= EXERCISE DIRECTIONS =
Give the number of lines in the records below that include the word "static", and add nothing to it.

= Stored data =
○ ○ ○ ○ ○
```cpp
#define SZ_NN_TOWER_WGB1 0x10000000
#define SZ_NN_TOWER_WGB2 0x20000000
int sz_nn_tower_bf16(const void* planes, const void* const* w_packed, const float* const* bias, int32_t n_blocks, void* out,
                     int32_t n_boards, int32_t flags , void* stream);
#define SZ_NN_SPLIT_WGB1 0x2000000
#define SZ_NN_SPLIT_WGB2 0x4000000
int sz_nn_tower_split(const void* planes, const void* w_stream, const float* bias, int32_t n_blocks, float* out,
                      int32_t n_boards, int32_t flags , void* stream);
int64_t sz_nn_split_stream_elems(int32_t n_blocks);
int sz_nn_pack_split_stream(const float* w_in, int32_t cin_real, int32_t ksize , int32_t conv, uint16_t* stream);
int sz_nn_forward_split(const void* planes, const void* w_stream, const float* bias, int32_t n_blocks, const void* w_p2_packed, const float* b_p2,
                        const float* wv, float bv, const float* fc1_w_t, const float* fc1_b, const float* fc2_w, float fc2_b, float* probs, float* value,
                        float* v1_scratch, float* tower_out, int32_t n_boards, int32_t do_softmax, int32_t flags, void* stream);
int sz_nn_pack_split_head(const float* w_in , uint16_t* out);
int sz_nn_pack_split_stream_f16(const float* w_in, int32_t cin_real, int32_t ksize, int32_t conv, uint16_t* stream);
int sz_nn_pack_split_head_f16(const float* w_in, uint16_t* out);
int sz_nn_conv3x3_split_f32(const float* x, const void* w_stream, const float* zero256, float* y, int32_t n_boards, int32_t f16, void* amax_bits, void* stream);
int sz_nn_wgrad3x3_split_f32(const float* gy, const float* x, const void* amax_gy, const void* amax_x, float* part, float* dw, int32_t n_boards, void* stream);
int sz_nn_pack_conv_split_dev(const float* w, int32_t transposed, int32_t f16, void* w_stream, void* zero_u32 , void* stream);
int sz_nn_pack_conv_split_both(const float* w, int32_t f16, void* w_stream, void* w_stream_t, void* zero_u32, void* stream);
int sz_nn_conv3x3_train_fwd(const float* x, const float* w, int32_t f16, void* w_stream, void* w_stream_t, const float* zero256, float* y, int32_t n_boards, void* amax2, void* stream);
int sz_nn_conv3x3_train_bwd(const float* gy, const float* x, const void* w_stream_t, const float* zero256, float* gx, void* amax2, float* part, float* dw, int32_t n_boards,
                            int32_t f16, void* stream);
int sz_bn_act_train_fwd(const float* x, const float* gamma, const float* beta, float* running_mean, float* running_var, float momentum, float eps, const float* residual,
                        float* y, float* save_mean, float* save_invstd, int32_t n_boards, int32_t channels, void* stream);
int sz_bn_act_train_bwd(const float* gy, const float* x, const float* y, const float* gamma, const float* save_mean, const float* save_invstd, float* dx, float* dres,
                        float* dgamma, float* dbeta, int32_t n_boards, int32_t channels, void* stream);
int sz_nn_value_mlp(const float* v1, const float* fc1_w_t, const float* fc1_b, const float* fc2_w, float fc2_b, float* value, int32_t n_boards, void* stream);
int sz_nn_debug_split_stamps(void* dev_buffer, int32_t mode );
int sz_nn_debug_tower_stamps(void* dev_buffer, int32_t mode );
int sz_debug_stream_read(const void* src, uint64_t bytes, int32_t mode, void* sink16, void* stream);
int sz_nn_policy_head_bf16(const void* t, const void* w_packed, const float* bias, float* probs, int32_t n_boards, int32_t do_softmax, void* stream);
int sz_nn_value_head_bf16(const void* x, const float* wv, float bv, const float* fc1_w_t, const float* fc1_b, const float* fc2_w, float fc2_b,
                          float* value, int32_t n_boards, void* stream);
int sz_nn_pack_head16(const float* w_in, uint16_t* out);
int sz_nn_heads_bf16(const void* x, const void* w_p1_packed, const float* b_p1, const void* w_p2_packed, const float* b_p2, const float* wv, float bv,
                     const float* fc1_w_t, const float* fc1_b, const float* fc2_w, float fc2_b, float* probs, float* value, float* v1_scratch,
                     int32_t n_boards, int32_t do_softmax, void* stream);

const char* sz_error_string(int code);
int sz_device_count(void);


typedef struct szh_game szh_game;

szh_game* szh_game_new(int chess960, int scharnagl);
szh_game* szh_game_from_fen(const char* fen, int chess960);
szh_game* szh_game_copy(const szh_game* g);
void      szh_game_free(szh_game* g);
int  szh_legal_actions(const szh_game* g, int32_t* idx);
int  szh_action_to_move(const szh_game* g, int idx, int32_t* from, int32_t* to, int32_t* promo);
int  szh_move_to_action(int from, int to, int promo, int white);
int  szh_push_action(szh_game* g, int idx);
int  szh_push_move(szh_game* g, int from, int to, int promo);
void szh_status(const szh_game* g, int32_t* out12);
void szh_planes(const szh_game* g, uint8_t* out );
uint64_t szh_perft(szh_game* g, int depth);
void szh_bitboards(const szh_game* g, uint64_t* out10);
int  szh_export(const szh_game* g, void* ring_out, int32_t* ply, int32_t* chess960);
int  szh_is_chess960(const szh_game* g);
int  szh_plane_bits_mismatches(const szh_game* g);

#ifdef __cplusplus
}
#endif
#endif
```

### sigma-zero_amd/_native.py

```python
import ctypes as C
import os

from . import build as _build

SZ_RING, SZ_PLANES, SZ_ACTIONS, SZ_MAX_MOVES, SZ_POS_BYTES, SZ_MASK_WORDS = 256, 119, 4672, 218, 80, 73
SZ_OK, SZ_ERR_INVALID, SZ_ERR_HIP, SZ_ERR_CAPACITY, SZ_ERR_NO_DEVICE, SZ_ERR_STATE, SZ_ERR_ZERO_VISITS = 0, -1, -2, -3, -4, -5, -6
SZ_PLANES_F32, SZ_PLANES_BF16, SZ_PLANES_NHWC128_BF16, SZ_PLANES_NHWC128_BITS = 0, 1, 2, 3
SZ_NN_W16 = 0x40000
SZ_NN_IN_BITS = 0x1000000
SZ_NN_SPLIT_WGB1, SZ_NN_SPLIT_WGB2 = 0x2000000, 0x4000000
SZ_NN_F16 = 0x8000000
SZ_NN_TOWER_WGB1, SZ_NN_TOWER_WGB2 = 0x10000000, 0x20000000


class sz_config(C.Structure):
    _fields_ = [("n_boards", C.c_int32), ("num_searches", C.c_int32), ("c_puct", C.c_float), ("learning", C.c_int32),
                ("noise_value", C.c_float), ("chess960", C.c_int32), ("edges_per_board", C.c_int32),
                ("planes_dtype", C.c_int32), ("device", C.c_int32), ("reuse_subtree", C.c_int32)]


class sz_stats(C.Structure):
    _fields_ = [("simulations", C.c_uint64), ("expansions", C.c_uint64), ("terminal_hits", C.c_uint64), ("sum_depth", C.c_uint64),
                ("sum_children", C.c_uint64), ("max_edges_used", C.c_uint64), ("boards_pending", C.c_int32),
                ("boards_done", C.c_int32), ("boards_error", C.c_int32), ("first_error", C.c_int32)]


class NativeError(RuntimeError):
    def __init__(self, code, what=""):
        self.code = code
        msg = lib().sz_error_string(code).decode() if _lib is not None else str(code)
        super().__init__("sigmazero native call failed%s: %s (%d)" % (" in " + what if what else "", msg, code))


EXPORTS = {
    "sz_create": (C.c_int, [C.POINTER(sz_config), C.POINTER(C.c_void_p)]),
    "sz_destroy": (C.c_int, [C.c_void_p]),
    "sz_new_games": (C.c_int, [C.c_void_p, C.c_void_p, C.c_void_p, C.c_void_p]),
    "sz_upload_game": (C.c_int, [C.c_void_p, C.c_int32, C.c_void_p, C.c_int32, C.c_void_p]),
    "sz_set_active": (C.c_int, [C.c_void_p, C.c_void_p, C.c_void_p]),
    "sz_compact": (C.c_int, [C.c_void_p, C.c_int32, C.POINTER(C.c_int32), C.c_void_p]),
    "sz_search_begin": (C.c_int, [C.c_void_p, C.c_void_p, C.c_void_p]),
    "sz_search_step": (C.c_int, [C.c_void_p, C.c_void_p, C.c_void_p, C.c_void_p, C.c_void_p]),
    "sz_get_stats": (C.c_int, [C.c_void_p, C.POINTER(sz_stats), C.c_void_p]),
    "sz_root_children": (C.c_int, [C.c_void_p] + [C.c_void_p] * 5 + [C.c_void_p]),
    "sz_play": (C.c_int, [C.c_void_p, C.c_void_p, C.c_void_p]),
    "sz_fetch_ply": (C.c_int, [C.c_void_p] + [C.c_void_p] * 9 + [C.c_void_p]),
    "sz_debug_pending": (C.c_int, [C.c_void_p] + [C.c_void_p] * 5 + [C.c_void_p]),
    "sz_debug_position": (C.c_int, [C.c_void_p, C.c_int32, C.c_void_p, C.POINTER(C.c_int32), C.c_void_p]),
    "sz_debug_tree": (C.c_int, [C.c_void_p, C.c_int32, C.c_int32] + [C.c_void_p] * 5 + [C.POINTER(C.c_int32), C.c_void_p]),
    "sz_debug_select": (C.c_int, [C.c_void_p] * 8 + [C.c_int32, C.c_void_p]),
    "sz_nn_conv_bf16": (C.c_int, [C.c_void_p] * 5 + [C.c_int32] * 4 + [C.c_void_p]),
    "sz_nn_block_bf16": (C.c_int, [C.c_void_p] * 6 + [C.c_int32] * 2 + [C.c_void_p]),
    "sz_nn_tower_bf16": (C.c_int, [C.c_void_p, C.c_void_p, C.c_void_p, C.c_int32, C.c_void_p, C.c_int32, C.c_int32, C.c_void_p]),
    "sz_nn_tower_split": (C.c_int, [C.c_void_p, C.c_void_p, C.c_void_p, C.c_int32, C.c_void_p, C.c_int32, C.c_int32, C.c_void_p]),
    "sz_nn_debug_split_stamps": (C.c_int, [C.c_void_p, C.c_int32]),
    "sz_nn_split_stream_elems": (C.c_int64, [C.c_int32]),
    "sz_nn_pack_split_stream": (C.c_int, [C.c_void_p, C.c_int32, C.c_int32, C.c_int32, C.c_void_p]),
    "sz_nn_forward_split": (C.c_int, [C.c_void_p, C.c_void_p, C.c_void_p, C.c_int32, C.c_void_p, C.c_void_p, C.c_void_p, C.c_float, C.c_void_p, C.c_void_p, C.c_void_p, C.c_float,
                                      C.c_void_p, C.c_void_p, C.c_void_p, C.c_void_p, C.c_int32, C.c_int32, C.c_int32, C.c_void_p]),
    "sz_nn_pack_split_head": (C.c_int, [C.c_void_p, C.c_void_p]),
    "sz_nn_pack_split_head_f16": (C.c_int, [C.c_void_p, C.c_void_p]),
    "sz_nn_pack_split_stream_f16": (C.c_int, [C.c_void_p, C.c_int32, C.c_int32, C.c_int32, C.c_void_p]),
    "sz_nn_conv3x3_split_f32": (C.c_int, [C.c_void_p, C.c_void_p, C.c_void_p, C.c_void_p, C.c_int32, C.c_int32, C.c_void_p, C.c_void_p]),
    "sz_nn_wgrad3x3_split_f32": (C.c_int, [C.c_void_p, C.c_void_p, C.c_void_p, C.c_void_p, C.c_void_p, C.c_void_p, C.c_int32, C.c_void_p]),
    "sz_nn_pack_conv_split_dev": (C.c_int, [C.c_void_p, C.c_int32, C.c_int32, C.c_void_p, C.c_void_p, C.c_void_p]),
    "sz_nn_pack_conv_split_both": (C.c_int, [C.c_void_p, C.c_int32, C.c_void_p, C.c_void_p, C.c_void_p, C.c_void_p]),
    "sz_bn_act_train_fwd": (C.c_int, [C.c_void_p, C.c_void_p, C.c_void_p, C.c_void_p, C.c_void_p, C.c_float, C.c_float, C.c_void_p, C.c_void_p, C.c_void_p, C.c_void_p, C.c_int32, C.c_int32, C.c_void_p]),
    "sz_bn_act_train_bwd": (C.c_int, [C.c_void_p, C.c_void_p, C.c_void_p, C.c_void_p, C.c_void_p, C.c_void_p, C.c_void_p, C.c_void_p, C.c_void_p, C.c_void_p, C.c_int32, C.c_int32, C.c_void_p]),
    "sz_nn_conv3x3_train_fwd": (C.c_int, [C.c_void_p, C.c_void_p, C.c_int32, C.c_void_p, C.c_void_p, C.c_void_p, C.c_void_p, C.c_int32, C.c_void_p, C.c_void_p]),
    "sz_nn_conv3x3_train_bwd": (C.c_int, [C.c_void_p, C.c_void_p, C.c_void_p, C.c_void_p, C.c_void_p, C.c_void_p, C.c_void_p, C.c_void_p, C.c_int32, C.c_int32, C.c_void_p]),
    "sz_nn_value_mlp": (C.c_int, [C.c_void_p, C.c_void_p, C.c_void_p, C.c_void_p, C.c_float, C.c_void_p, C.c_int32, C.c_void_p]),
    "sz_debug_stream_read": (C.c_int, [C.c_void_p, C.c_uint64, C.c_int32, C.c_void_p, C.c_void_p]),
    "sz_nn_policy_head_bf16": (C.c_int, [C.c_void_p] * 4 + [C.c_int32] * 2 + [C.c_void_p]),
    "sz_debug_step_stamps": (C.c_int, [C.c_void_p, C.c_void_p]),
    "sz_set_root_noise": (C.c_int, [C.c_void_p, C.c_void_p]),
    "sz_nn_debug_tower_stamps": (C.c_int, [C.c_void_p, C.c_int32]),
    "sz_nn_heads_bf16": (C.c_int, [C.c_void_p] * 6 + [C.c_float] + [C.c_void_p] * 3 + [C.c_float] + [C.c_void_p] * 3 + [C.c_int32] * 2 + [C.c_void_p]),
    "sz_nn_value_head_bf16": (C.c_int, [C.c_void_p, C.c_void_p, C.c_float, C.c_void_p, C.c_void_p, C.c_void_p, C.c_float, C.c_void_p, C.c_int32, C.c_void_p]),
    "sz_nn_pack_head16": (C.c_int, [C.c_void_p, C.c_void_p]),
    "sz_nn_pack_head16_f16": (C.c_int, [C.c_void_p, C.c_void_p]),
    "sz_nn_pack_weights16_f16": (C.c_int, [C.c_void_p, C.c_int32, C.c_int32, C.c_int32, C.c_void_p]),
    "sz_nn_pack_weights16": (C.c_int, [C.c_void_p, C.c_int32, C.c_int32, C.c_int32, C.c_void_p]),
    "sz_nn_pack_weights": (C.c_int, [C.c_void_p, C.c_int32, C.c_int32, C.c_int32, C.c_void_p]),
    "sz_error_string": (C.c_char_p, [C.c_int]),
    "sz_device_count": (C.c_int, []),
    "szh_game_new": (C.c_void_p, [C.c_int, C.c_int]),
    "szh_game_from_fen": (C.c_void_p, [C.c_char_p, C.c_int]),
    "szh_game_copy": (C.c_void_p, [C.c_void_p]),
    "szh_game_free": (None, [C.c_void_p]),
    "szh_legal_actions": (C.c_int, [C.c_void_p, C.POINTER(C.c_int32)]),
    "szh_action_to_move": (C.c_int, [C.c_void_p, C.c_int, C.POINTER(C.c_int32), C.POINTER(C.c_int32), C.POINTER(C.c_int32)]),
    "szh_move_to_action": (C.c_int, [C.c_int, C.c_int, C.c_int, C.c_int]),
    "szh_push_action": (C.c_int, [C.c_void_p, C.c_int]),
    "szh_push_move": (C.c_int, [C.c_void_p, C.c_int, C.c_int, C.c_int]),
    "szh_status": (None, [C.c_void_p, C.POINTER(C.c_int32)]),
    "szh_planes": (None, [C.c_void_p, C.c_void_p]),
    "szh_perft": (C.c_uint64, [C.c_void_p, C.c_int]),
    "szh_bitboards": (None, [C.c_void_p, C.POINTER(C.c_uint64)]),
    "szh_export": (C.c_int, [C.c_void_p, C.c_void_p, C.POINTER(C.c_int32), C.POINTER(C.c_int32)]),
    "szh_is_chess960": (C.c_int, [C.c_void_p]),
    "szh_plane_bits_mismatches": (C.c_int, [C.c_void_p]),
}
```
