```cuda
static int run_pmvT(bsg_view *v, const uint8_t *dig_raw, int plane, const uint8_t *dig_plane, long long **part_out,
                    cudaStream_t s) {
  using namespace pmv;
  using namespace pmvt;
  bsg_bed *h = v->h;
  const int n = h->n, nc = v->nc;
  const int nsteps = (nc + TLINES - 1) / TLINES;
  BSG_TRY(v->s_part.ensure((size_t)std::max(n, 1) * 16 * sizeof(long long)));
  long long *part = v->s_part.as<long long>();
  *part_out = part;
  BSG_CUDA(cudaMemsetAsync(part, 0, (size_t)n * 16 * sizeof(long long), s));
  if (nc == 0 || n == 0) return BSG_OK;
  TArgs a;
  a.P = h->A;
  a.stride = h->strideA;
  a.lines = v->d_col;
  a.nlines = nc;
  a.n = n;
  a.part = part;
  const int64_t nbytes = ((int64_t)n + 3) / 4;
  a.nblocks = (int)((nbytes + TBYTES - 1) / TBYTES);
  int nsm = 132;
  cudaDeviceGetAttribute(&nsm, cudaDevAttrMultiProcessorCount, h->device);
  static int waves = 0;
  if (!waves) {
    const char *ev = getenv("BSG_PMVT_WAVES");
    waves = ev ? std::max(1, std::min(64, atoi(ev))) : 4;
  }
  auto pick_ks = [&](int nblocks) {
    const int slots = 2 * nsm;
    const int lo = std::max(1, (nc + MAX_LINES_PER_ITEM - 1) / MAX_LINES_PER_ITEM);
    const int hi = std::max(lo, std::min(std::max(1, nsteps / 32), std::max(lo, (4 * waves * slots) / std::max(nblocks, 1))));
    static int force_ks = -1;
    if (force_ks < 0) {
      const char *ev = getenv("BSG_PMVT_KS");
      force_ks = ev ? std::max(0, atoi(ev)) : 0;
    }
    if (force_ks > 0) return std::max(lo, force_ks);
    int best = lo;
    double best_score = -1;
    for (int ks = lo; ks <= hi; ks++) {
      const double ctas = (double)nblocks * ks, nwav = ceil(ctas / slots);
      double score = ctas / (nwav * slots);
      const double lines = (double)nc / ks;
      score *= lines / (lines + 1000.0);
      if (nwav < waves) score *= 0.9 + 0.1 * nwav / waves;
      if (score > best_score + 1e-9) {
        best_score = score;
        best = ks;
      }
    }
    return best;
  };
  int ks = pick_ks(a.nblocks);
  a.lines_per_split = (int)round_up((nc + ks - 1) / ks, TLINES);
  a.ksplit = (nc + a.lines_per_split - 1) / a.lines_per_split;
  static unsigned attr_done = 0;
  if (!(attr_done >> (h->device & 31) & 1u)) {
    BSG_CUDA(cudaFuncSetAttribute(k_pmvT<0>, cudaFuncAttributeMaxDynamicSharedMemorySize, TSMEM_TMA));
    BSG_CUDA(cudaFuncSetAttribute(k_pmvT_lines<0>, cudaFuncAttributeMaxDynamicSharedMemorySize, TSMEM));
    BSG_CUDA(cudaFuncSetAttribute(k_pmvT2<1, false>, cudaFuncAttributeMaxDynamicSharedMemorySize, T2SMEM));
    BSG_CUDA(cudaFuncSetAttribute(k_pmvT2<1, true>, cudaFuncAttributeMaxDynamicSharedMemorySize, T2SMEM));
    BSG_CUDA(cudaFuncSetAttribute(k_pmvT2<2, false>, cudaFuncAttributeMaxDynamicSharedMemorySize, T2SMEM));
    BSG_CUDA(cudaFuncSetAttribute(k_pmvT2<2, true>, cudaFuncAttributeMaxDynamicSharedMemorySize, T2SMEM));
    attr_done |= 1u << (h->device & 31);
  }
  const int thr = TWARPS * 32;
  const bool lines = a.lines != nullptr;
  a.dig = dig_raw;
  if (g_timing) cudaEventRecord(g_ev0[g_ev_n % EV_POOL], s);
  if (!plane) {
    const int grid = a.nblocks * a.ksplit;
    if (lines) {
      k_pmvT_lines<0><<<grid, thr, TSMEM, s>>>(a);
    } else {
      CUtensorMap map;
      BSG_TRY(make_map(&map, a.P, nc, a.stride, TLINES));
      k_pmvT<0><<<grid, thr, TSMEM_TMA, s>>>(map, a);
    }
  } else {
    a.nblocks = (int)((nbytes + T2BYTES - 1) / T2BYTES);
    const int ks2 = pick_ks(a.nblocks);
    a.lines_per_split = (int)round_up((nc + ks2 - 1) / ks2, TLINES);
    a.ksplit = (nc + a.lines_per_split - 1) / a.lines_per_split;
    const int grid = a.nblocks * a.ksplit;
    if (plane == 1) {
      if (lines)
        k_pmvT2<1, true><<<grid, thr, T2SMEM, s>>>(a, dig_plane);
      else
        k_pmvT2<1, false><<<grid, thr, T2SMEM, s>>>(a, dig_plane);
    } else {
      if (lines)
        k_pmvT2<2, true><<<grid, thr, T2SMEM, s>>>(a, dig_plane);
      else
        k_pmvT2<2, false><<<grid, thr, T2SMEM, s>>>(a, dig_plane);
    }
  }
  if (g_timing) {
    cudaEventRecord(g_ev1[g_ev_n % EV_POOL], s);
    g_ev_n++;
  }
  count_launch();
  BSG_CUDA(cudaGetLastError());
  return BSG_OK;
}

static int prep_T(bsg_view *v, int mode, const double *x, const double *p1, const double *p2, int nv, const double *xb,
                  bool two, cudaStream_t s, long long *qna_full = nullptr, int na_second = 0) {
  using namespace pmv;
  using namespace pmvt;
  Scal *sc = v->s_scal.as<Scal>();
  const int nc = v->nc;
  const int nsteps = (nc + TLINES - 1) / TLINES;
  const int hb = qna_full ? hb_bits(v->col_maxmult) : 0;
  BSG_TRY(v->s_dig1.ensure((size_t)std::max(nsteps, 1) * 256));
  if (two) BSG_TRY(v->s_dig2.ensure((size_t)std::max(nsteps, 1) * 256));
  uint8_t *dig1 = v->s_dig1.as<uint8_t>(), *dig2 = two ? v->s_dig2.as<uint8_t>() : nullptr;
  BSG_CUDA(cudaMemsetAsync(sc, 0, nv * sizeof(Scal), s));
  k_prep1<<<SUMCZ_BLOCKS, 256, 0, s>>>(mode, x, p1, p2, nc, hb, sc);
  if (xb) k_prep1<<<SUMCZ_BLOCKS, 256, 0, s>>>(mode, xb, p1, p2, nc, hb, sc + 1);
  const int grid = launch_cap((int64_t)std::max(nsteps, 1) * TLINES, 256, 1184);
  if (nv == 1)
    k_quantT<1><<<grid, 256, 0, s>>>(mode, x, nullptr, p1, p2, nc, nsteps * TLINES, sc, dig1, dig2, v->d_col, qna_full,
                                     na_second);
  else
    k_quantT<2><<<grid, 256, 0, s>>>(mode, x, xb, p1, p2, nc, nsteps * TLINES, sc, dig1, dig2, nullptr, nullptr, 0);
  count_launch(xb ? 3 : 2);
  return BSG_OK;
}

static int prodvec_T(bsg_view *v, const double *x_dev, double *out_dev, cudaStream_t s, bsg_comm *comm) {
  using namespace pmv;
  bsg_bed *h = v->h;
  Scal *sc = v->s_scal.as<Scal>();
  const int n = h->n, nc = v->nc;
  const int mode = v->has_scaling ? 1 : 0;
  const bool lists = h->has_na && na_ell_ready(h);
  const bool two = v->has_scaling && h->has_na && !lists;
  long long *qna = nullptr;
  if (lists) {
    BSG_TRY(v->s_q1.ensure((size_t)h->m * sizeof(long long)));
    qna = v->s_q1.as<long long>();
    BSG_CUDA(cudaMemsetAsync(qna, 0, (size_t)h->m * sizeof(long long), s));
  }
  BSG_TRY(prep_T(v, mode, x_dev, v->d_center, v->d_scale, 1, nullptr, two, s, qna, v->has_scaling ? 1 : 0));
  long long *part = nullptr;
  BSG_TRY(run_pmvT(v, v->s_dig1.as<uint8_t>(), (h->has_na && !lists) ? 1 : 0,
                   two ? v->s_dig2.as<uint8_t>() : v->s_dig1.as<uint8_t>(), &part, s));
  if (lists) BSG_TRY(na_ell_correction(h, 0, nullptr, n, qna, part, s));
  double *full = out_dev;
  if (!v->row_identity) {
    BSG_TRY(v->s_full.ensure((size_t)n * sizeof(double)));
    full = v->s_full.as<double>();
  }
  if (comm && v->row_identity)
    return comm_finish_prod_allreduce(comm, part, n, sc, v->has_scaling, h->has_na, out_dev, s);
  if (n > 0) {
    k_finish_prod<<<(n + 255) / 256, 256, 0, s>>>(part, n, sc, v->has_scaling, h->has_na, full);
    count_launch();
  }
  if (!v->row_identity && v->nr > 0) {
// ... 760 lines not shown
```

Before: 12030 billion.

## Load genotype tiles with ldmatrix.trans and use cumulative-mask MMA decoding

Replaces the per-lane 32-bit shared loads plus prmt-based transpose in the TMA transposed product kernel with ldmatrix x4.trans loads and a reduced permute. The MMAs now use cumulative high-bit masks (0xFC, 0xF0, 0xC0) instead of isolated 2-bit fields, and adjacent accumulators are subtracted in the epilogue to recover each code position. The aim is fewer shared-memory instructions and fewer ALU ops per step. The PLANE template is dropped, and the split-K cost heuristic now weights splits more heavily when the partial buffer exceeds L2, trading parallelism for fewer atomic partial updates.

Result: faster. 12320 billion (median of 6 runs) (+2.4%).

```diff
diff --git a/bigsnpr_b200/csrc/bsg_pmv.cu b/bigsnpr_b200/csrc/bsg_pmv.cu
--- a/bigsnpr_b200/csrc/bsg_pmv.cu
+++ b/bigsnpr_b200/csrc/bsg_pmv.cu
@@ -754,8 +754,12 @@
 constexpr int TCSTAGES = 6;
 constexpr int TSMEM_TMA = TCSTAGES * TSTAGE_BYTES + 2 * TCSTAGES * 8 + 1024;
 
-
-template <int PLANE>
+__device__ __forceinline__ void ldsm_x4_trans(uint32_t (&r)[4], uint32_t addr) {
+  asm volatile("ldmatrix.sync.aligned.m8n8.x4.trans.shared.b16 {%0,%1,%2,%3}, [%4];"
+               : "=r"(r[0]), "=r"(r[1]), "=r"(r[2]), "=r"(r[3])
+               : "r"(addr));
+}
+
 __global__ void __launch_bounds__(TWARPS * 32, 2) k_pmvT(const __grid_constant__ CUtensorMap map, const TArgs a) {
   extern __shared__ __align__(128) uint8_t smem[];
   const int tid = threadIdx.x, warp = tid >> 5, lane = tid & 31, g = lane >> 2, q = lane & 3;
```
○ ○ ○ ○ ○
= RESULT OF THE EXERCISE =
6